Dataset entries:
Segment Open

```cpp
EncArgs make_args(sw_encoder* h, const uint8_t* d_bytes, int64_t n_bytes, const int64_t* d_str_off, int64_t n_str,
                  const uint64_t* d_chunk_bits, const SpArgs& spa, int64_t* d_out_off, int64_t n_tiles) {
  Workspace& w = h->ws;
  EncArgs a;
  a.bytes = d_bytes; a.n_bytes = n_bytes; a.bits = d_chunk_bits; a.n_words = (n_bytes + 63) / 64;
  a.str_off = d_str_off; a.n_str = n_str; a.table = h->table; a.chunks = h->chunks;
  a.scratch = w.d_scratch; a.res = w.d_res;
  a.tile_slots = w.d_tile_slots; a.tile_nref = w.d_tile_nref; a.rlist = w.d_rlist; a.tile_cnt = w.d_tile_cnt;
  a.dtab = w.d_dtab; a.dedupe = h->dedupe ? 1u : 0u; a.dfp_mask = h->dedupe_fp_mask;
  {
    const uint32_t lmask = (uint32_t)(launch_dd_slots(h, n_bytes) - 1);
    a.dmask = h->dedupe_slots ? std::min<uint32_t>(lmask, (uint32_t)(h->dedupe_slots - 1)) : lmask;
  }
  a.dexact = h->dedupe_exact ? (uint32_t)kDdExactMax : 0u;
  a.dres = w.d_dres;
  a.dcnt = w.d_dcnt;
  a.dd_full = w.d_ddfull;
  a.llist = w.d_llist; a.l_count = w.d_lcount;
  a.big_count = w.d_big; a.big_list = w.d_big + 1;
  a.out_off = d_out_off; a.tile_slo = w.d_tile_slo;
  a.n_tiles = n_tiles; a.qtmp = w.d_res; a.bcnt = w.d_bcnt; a.boff = w.d_boff; a.q_total = w.d_qtotal;
  a.queue = w.d_queue; a.stamps = w.d_stamps;
  a.inv = h->d_inv; a.n_inv = h->n_inv; a.ids16 = h->ids16 ? 1u : 0u;
  a.lstart = w.lp.wstart; a.llen = w.lp.wlen; a.n_long = &w.lp.ctl[kLcWave]; a.lcap = w.lp.lcap;
  a.sp = spa;
  const unsigned long long prev_merges = h->h_ddfull ? __atomic_load_n(&h->h_ddfull[2], __ATOMIC_RELAXED) : 0ULL;
  a.staged_heads = (h->staged_heads == 1 || (h->staged_heads == 0 && h->dedupe && prev_merges > kStagedMinMerges)) ? 1u : 0u;
  return a;
}

template <bool kSp>
hipError_t launch_classify_pair(sw_encoder* h, hipStream_t st, const EncArgs& a, const PbArgs* pg, int pattern,
                                hipEvent_t c0, hipEvent_t c1) {
  const dim3 gc((unsigned)((a.n_tiles + kWaves - 1) / kWaves)), gr(kRedoGrid), b(kThreads);
  unsigned int* count = h->ws.d_redo;
  int64_t* tiles = (int64_t*)(count + 2);
  hipError_t e = c0 ? hipEventRecord(c0, st) : hipSuccess;
  if (e != hipSuccess) return e;
  if (pg) {
    const RedoList redo{count, tiles};
    const uint32_t* edge = h->ws.d_edge;
    uint32_t* pbits = (uint32_t*)h->ws.d_pbits.get();
    hipLaunchKernelGGL(k_split_classify<kSp>, gc, b, 0, st, a, *pg, pattern, edge, pbits, redo);
    if (c1 && (e = hipEventRecord(c1, st)) != hipSuccess) return e;
    hipLaunchKernelGGL(k_split_redo<kSp>, gr, b, 0, st, a, *pg, pattern, edge, pbits, redo);
  } else {
    hipLaunchKernelGGL(k_classify<kSp>, gc, b, 0, st, a, count, tiles);
    if (c1 && (e = hipEventRecord(c1, st)) != hipSuccess) return e;
    hipLaunchKernelGGL(k_classify_big<kSp>, gr, b, 0, st, a, (const unsigned int*)count, (const int64_t*)tiles);
  }
  return hipGetLastError();
}

int32_t launch_classify(sw_encoder* h, hipStream_t st, const EncArgs& a, int32_t pattern, bool fused) {
  const int64_t n_tiles = a.n_tiles;
  const size_t dtab_bytes = sizeof(uint64_t) * kDdWords * ((size_t)a.dmask + 1);
  const int64_t edge_threads = (n_tiles + 1 + 255) / 256 * 256;
  const bool clr_in_edges = fused && dtab_bytes % 16 == 0 && (int64_t)(dtab_bytes / 16) <= 16 * edge_threads;
  if (h->dedupe && !clr_in_edges) HIP_TRY(hipMemsetAsync(h->ws.d_dtab, 0, dtab_bytes, st));
  hipEvent_t c0 = nullptr, c1 = nullptr;
  if (h->timing) HIP_TRY(h->ev_cls.next(&c0, &c1));
  const PbArgs pg{a.bytes, a.n_bytes, a.str_off, a.n_str, a.tile_slo, a.sp};
  if (fused)
    hipLaunchKernelGGL(k_edges, dim3((unsigned)((n_tiles + 1 + 255) / 256)), dim3(256), 0, st, pg, n_tiles, (int)pattern,
                       h->ws.d_edge.get(), h->ws.d_redo.get(), h->dedupe && clr_in_edges ? (uint4*)h->ws.d_dtab.get() : nullptr,
                       (int64_t)(dtab_bytes / 16));
  else
    HIP_TRY(hipMemsetAsync(h->ws.d_redo, 0, sizeof(unsigned int), st));
  HIP_TRY(a.sp.n > 0 ? launch_classify_pair<true>(h, st, a, fused ? &pg : nullptr, (int)pattern, c0, c1)
                     : launch_classify_pair<false>(h, st, a, fused ? &pg : nullptr, (int)pattern, c0, c1));
  if (c1) ++h->ev_cls.used;
  return SW_OK;
}

template <bool kWide, bool k16, bool kWF>
void launch_merge_buckets(const EncArgs& a, const hipStream_t (&ms)[4]) {
  const dim3 pg(2048), pb(kThreads);
  hipLaunchKernelGGL((k_merge_bucket<kWide, k16, 32, kWF>), pg, pb, 0, ms[0], a, 8, 9);
  hipLaunchKernelGGL((k_merge_bucket<kWide, k16, 16, kWF>), pg, pb, 0, ms[1], a, 5, 7);
  hipLaunchKernelGGL((k_merge_bucket<kWide, k16, 8, kWF>), pg, pb, 0, ms[2], a, 3, 4);
  hipLaunchKernelGGL((k_merge_bucket<kWide, k16, 4, kWF>), pg, pb, 0, ms[1], a, 0, 2);
}

template <bool kWide, bool k16, bool kWF>
int32_t launch_merges_as(sw_encoder* h, hipStream_t st, const EncArgs& a) {
  const int64_t n_tiles = a.n_tiles;
  const bool split = h->split_ok && h->long_split;
  hipStream_t ms[4] = {st, st, st, st};
  if (h->merge_fork) {
    for (int k = 0; k < 2; ++k) {
      HIP_TRY(h->s_fork[k].ensure());
      HIP_TRY(h->ev_join[k].ensure());
    }
    HIP_TRY(h->ev_fork.ensure());
    HIP_TRY(h->ev_fork_long.ensure());
    HIP_TRY(hipEventRecord(h->ev_fork_long, st));
    HIP_TRY(hipStreamWaitEvent(h->s_fork[1], h->ev_fork_long, 0));
    ms[1] = h->s_fork[0];
    ms[3] = h->s_fork[1];
  }
  HIP_TRY((launch_long<kWide, k16>(h, ms[3], a, split, 1)));
  HIP_TRY(launch_scan(st, h->ws.d_bcnt, kNumBuckets * n_tiles, h->ws.d_part, h->ws.d_boff, h->ws.d_qtotal));
  hipLaunchKernelGGL(k_scatter, dim3((unsigned)((n_tiles + 15) / 16)), dim3(kThreads), 0, st, a);
  if (h->merge_fork) {
    HIP_TRY(hipEventRecord(h->ev_fork, st));
    for (int k = 0; k < 2; ++k) HIP_TRY(hipStreamWaitEvent(h->s_fork[k], h->ev_fork, 0));
  }
  HIP_TRY((launch_long<kWide, k16>(h, ms[3], a, split, 2)));
  launch_merge_buckets<kWide, k16, kWF>(a, ms);
  if (h->merge_fork) {
    for (int k = 0; k < 2; ++k) {
      HIP_TRY(hipEventRecord(h->ev_join[k], h->s_fork[k]));
      HIP_TRY(hipStreamWaitEvent(st, h->ev_join[k], 0));
    }
  }
  HIP_TRY(hipGetLastError());
  return SW_OK;
}

int32_t launch_merges(sw_encoder* h, hipStream_t st, const EncArgs& a) {
  if (h->table.wide) return launch_merges_as<true, false, false>(h, st, a);
  if (h->ids16 && h->split_ok) return launch_merges_as<false, true, true>(h, st, a);
  if (h->ids16) return launch_merges_as<false, true, false>(h, st, a);
  return launch_merges_as<false, false, false>(h, st, a);
}

// ... 190 lines not shown
```

shredword_amd/csrc/kernels.h:

```cpp
#pragma once
#include <hip/hip_runtime.h>

#include <cstdint>
#include <type_traits>

#include "args.h"
#include "chunktable.h"
#include "table.h"

namespace sw {

constexpr int kThreads = 256;
constexpr int kWaves = kThreads / 64;
__device__ __forceinline__ int wave_in_block() {
  return (int)(threadIdx.x >> 6);
}
__device__ __forceinline__ int64_t tile_end(int64_t t0, int64_t n_bytes) {
  return (int64_t)min((int32_t)t0 + (int32_t)kTile, (int32_t)n_bytes);
}
__device__ __forceinline__ int wave_in_block_s() {
  return __builtin_amdgcn_readfirstlane((int)(threadIdx.x >> 6));
}
constexpr int kShort = 32;
constexpr int kWin = kTile + 64;
// ... 602 lines not shown
      if (prev_taken) M &= ~1ULL;
      uint64_t T = M;
      if (p0 == p1) {
        const uint64_t E = 0x5555555555555555ULL;
        const uint64_t S = M & ~(M << 1);
        const uint64_t runs_even = M & ~(M + (S & E));
        T = (runs_even & E) | (M & ~runs_even & ~E);
      }
      const uint64_t consumed = (T << 1) | (prev_taken ? 1ULL : 0ULL);
      const uint64_t keep = __ballot(valid) & ~consumed;
      const bool take = (T >> lane) & 1ULL;
      const bool next_take = lane < 63 ? ((T >> (lane + 1)) & 1ULL) : true;
      const int64_t pos = w + __popcll(keep & lt_mask);
      wave_sync_mem();
      if ((keep >> lane) & 1ULL) {
        id[pos] = take ? nv : e;
        rk[pos] = (take || next_take) ? RECOMP : er;
      }
      w += __popcll(keep);
      prev_taken = (T >> 63) & 1ULL;
    }
    n = w;
    wave_sync_mem();
  }
  return n;
}

struct SpArgs {
  const int64_t* pos;
  const int32_t* len;
  const int32_t* id;
  int64_t n;
  const int64_t* tile_sp;
  const int64_t* tile_spw;
};

struct EncArgs {
  const uint8_t* bytes;
  int64_t n_bytes;
  const uint64_t* bits;
  int64_t n_words;
  const int64_t* str_off;
  int64_t n_str;
  DevTable table;
  DevChunkTable chunks;
  int32_t* scratch;
  uint32_t* res;
  uint32_t* tile_cnt;
  uint32_t* tile_slots;
  uint32_t* tile_nref;
  uint32_t* rlist;
  int64_t* out_off;
  const int64_t* tile_slo;
  int64_t n_tiles;
  uint32_t* qtmp;
  uint32_t* bcnt;
  const int64_t* boff;
  const int64_t* q_total;
  uint64_t* queue;
  uint64_t* dtab;
  uint32_t dmask;
  uint32_t dfp_mask;
  uint32_t dedupe;
  uint32_t dexact;
  uint4* dres;
  uint8_t* dcnt;
  unsigned long long* dd_full;
  uint64_t* llist;
  unsigned long long* l_count;
  unsigned long long* stamps;
  const uint2* inv;
  uint32_t n_inv;
  const uint32_t* lstart;
  const uint32_t* llen;
  const int64_t* n_long;
  int64_t lcap;
  uint32_t* big_list;
  uint32_t* big_count;
  uint32_t ids16;
  uint32_t staged_heads;
  SpArgs sp;
};
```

Segment Closed

* **WORK TO BE COMPLETED**:
Every line above that carries the string "llen" should be copied.

* **RESULT OF THIS EXERCISE**:
  a.lstart = w.lp.wstart; a.llen = w.lp.wlen; a.n_long = &w.lp.ctl[kLcWave]; a.lcap = w.lp.lcap;
  const uint32_t* llen;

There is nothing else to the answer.